Acordou da pior maneira possível. Com o som do despertador. Já tinha se decidido a trocar o jeito como se levantaria da cama, mas a possibilidade de sair da inércia já o deixava em frangalhos, por isso, era melhor continuar acordando de forma trágica todos os dias a ter que modificar seus hábitos. “Você só vai conseguir mudar o que tem feito depois que for para terapia”, dissera seu médico, pelo menos nas últimas dez vezes que o visitara. Permanecer em casa, com saída quase que exclusiva para o consultório, só fez com que a hipocondria tomasse proporções maiores.

Como das últimas vezes que se consultara, a recomendação do especialista não surtiu nenhum efeito.
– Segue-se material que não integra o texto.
static inline int route_zc16(const vx_conv3d_args& a, int stat_tiles, Conv3dRoute* r) {
  if (a.in_xblk || a.head_out || a.in_split || a.in_f16 || a.out_f16 || (a.in_repeat > 1)) return ROUTE_DECLINED;
  if ((a.in_planar || a.out_planar) && (a.drop_mode == VX_DROP_MASK || !a.out || a.in_pitch != a.Cin || a.Cout != 16))
    VX_REFUSE(r, VX_E_SHAPE, "vx_conv3d_k3(zc16): the planar pre-split hand-over needs hash or no dropout and dense 16-channel tensors");
  if (a.up_in && (a.Cin != 16 || a.in_mean || a.stats_partial || a.up_pitch < 32 || a.up_pitch % 4 || (a.up_fused && (!a.acc_in || a.out_xblk || a.out_split))))
    VX_REFUSE(r, VX_E_SHAPE, "vx_conv3d_k3(zc16): the fused up-convolution (32 coarse channels -> the conv's 16 input channels) goes with an "
               "activation epilogue, no prologue, up_pitch >= 32 (got %d), up_w packed by vx_pack_convT_zc16; composed weights "
               "(up_fused: vx_pack_conv3d_upfused_zc16) only together with partial sums (acc_in) and a dense float or planar output", a.up_pitch);
  if (a.drop_mode == VX_DROP_MASK || !a.out) return ROUTE_DECLINED;
  route_columns(r, a, 2, stat_tiles);
  const int cps = r->tiles_x * r->tiles_y;
  if ((int64_t)a.N * cps >= (1ll << 31)) VX_REFUSE(r, VX_E_SHAPE, "vx_conv3d_k3(zc16): too many columns");
  if (a.in_pitch != a.Cin) return ROUTE_DECLINED;
  if (a.stats_partial && (stat_tiles % cps || a.act != VX_ACT_NONE || (a.drop_mode != VX_DROP_NONE && !a.pool_out)))
    VX_REFUSE(r, VX_E_SHAPE, "vx_conv3d_k3(zc16): statistics go with a plain epilogue");
  if (a.pool_out && (!a.stats_partial || a.Cin != 16)) VX_REFUSE(r, VX_E_SHAPE, "vx_conv3d_k3(zc16): the pooled output goes with statistics, 16 -> 16");
  int pre = 0;
  if (a.in_pool_flags) pre = 3;
  else if (a.in_mean) pre = 1;
  if ((pre == 1 && a.Cin != 16) || (pre == 3 && a.Cin != 8)) return ROUTE_DECLINED;
  if (a.in_planar) {
    if (a.Cin != 16 || pre != 0 || a.up_in || a.acc_in || a.stats_partial || !vx_aligned16(a.in) ||
        (vx_wide)a.D * a.H * a.W * 64 >= CONV3D_2GIB)
      VX_REFUSE(r, VX_E_SHAPE, "vx_conv3d_k3(zc16): a planar pre-split input (in_planar) goes with 16 -> 16, an activation epilogue, no "
                 "prologue / up-convolution / partial sums, a 16-byte aligned tensor, one sample below 2 GiB");
    pre = 4;
  }
  if (a.out_planar && (a.stats_partial || a.out_pitch != 16 || a.out_coff != 0 || a.out_xblk || a.out_split || a.out == a.acc_in ||
                       (vx_wide)a.D * a.H * a.W * 64 >= CONV3D_2GIB))
    VX_REFUSE(r, VX_E_SHAPE, "vx_conv3d_k3(zc16): a planar pre-split output (out_planar) goes with an activation epilogue into a dense "
               "16-channel tensor that is not the partial sums' (another layout), one sample below 2 GiB");
  int epi;
  if (a.stats_partial) epi = a.pool_out ? 4 : 0;
  else if (a.drop_mode == VX_DROP_HASH) { if (a.act != VX_ACT_LRELU) return ROUTE_DECLINED; epi = 1; }
  else epi = 3;
  if (a.out_split && a.stats_partial) VX_REFUSE(r, VX_E_SHAPE, "vx_conv3d_k3(zc16): out_split goes with the activation epilogues");
  if (a.out_planar) {
    if (a.Cin != 16 || pre != 0 || (epi != 1 && epi != 3) || ((a.acc_in != nullptr) != (a.up_in != nullptr)))
      VX_REFUSE(r, VX_E_SHAPE, "vx_conv3d_k3(zc16): out_planar goes with 16 -> 16, an activation epilogue, no prologue, and either partial "
                 "sums + the fused up-convolution together or neither");
    epi = epi == 1 ? 5 : 6;
  }
  if (a.acc_in && (a.Cin != 16 || pre != 0 || a.stats_partial || a.acc_pitch < 16 || a.acc_pitch % 4 || !vx_aligned16(a.acc_in) ||
                   (vx_wide)a.D * a.H * a.W * a.acc_pitch * 4 >= CONV3D_2GIB))
    VX_REFUSE(r, VX_E_SHAPE, "vx_conv3d_k3(zc16): partial sums (acc_in) go with 16 -> 16, no prologue, an activation epilogue, a "
               "16-byte aligned tensor of pitch >= 16 (pitch %d), one sample below 2 GiB", a.acc_pitch);
  route_instance(r, CONV3D_ZC16, 5, a.Cin, epi, pre, a.acc_in ? 1 : 0, a.up_in ? 1 : 0);
  if (conv3d_instance_exists(CONV3D_ZC16, r->p, 5)) return VX_OK;
  if (a.up_in && !a.acc_in) VX_REFUSE(r, VX_E_SHAPE, "vx_conv3d_k3(zc16): no fused up-convolution for this epilogue");
  return ROUTE_DECLINED;
}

Sabia que aquela coisa de contar todos os sofrimentos, temores e angústias para outra pessoa era só manipulação da classe médica para que sentissem o ego mais massageado. Sabia disso como ninguém.

Mas, naquela noite, depois de mais uma maratona de filmes, assistir ao “Clube da Luta” pela vigésima terceira vez fez com que uma nova ideia surgisse à cabeça: a terapia em grupo. Sabia o quanto aquilo era ridículo, mas se expor para um monte de viciados, malucos e drogados, de repente, lhe pareceu algo excitante. Quem sabe, assim como Jack (na pele de Edward Norton), não descobriria ali uma fonte de prazer alucinante.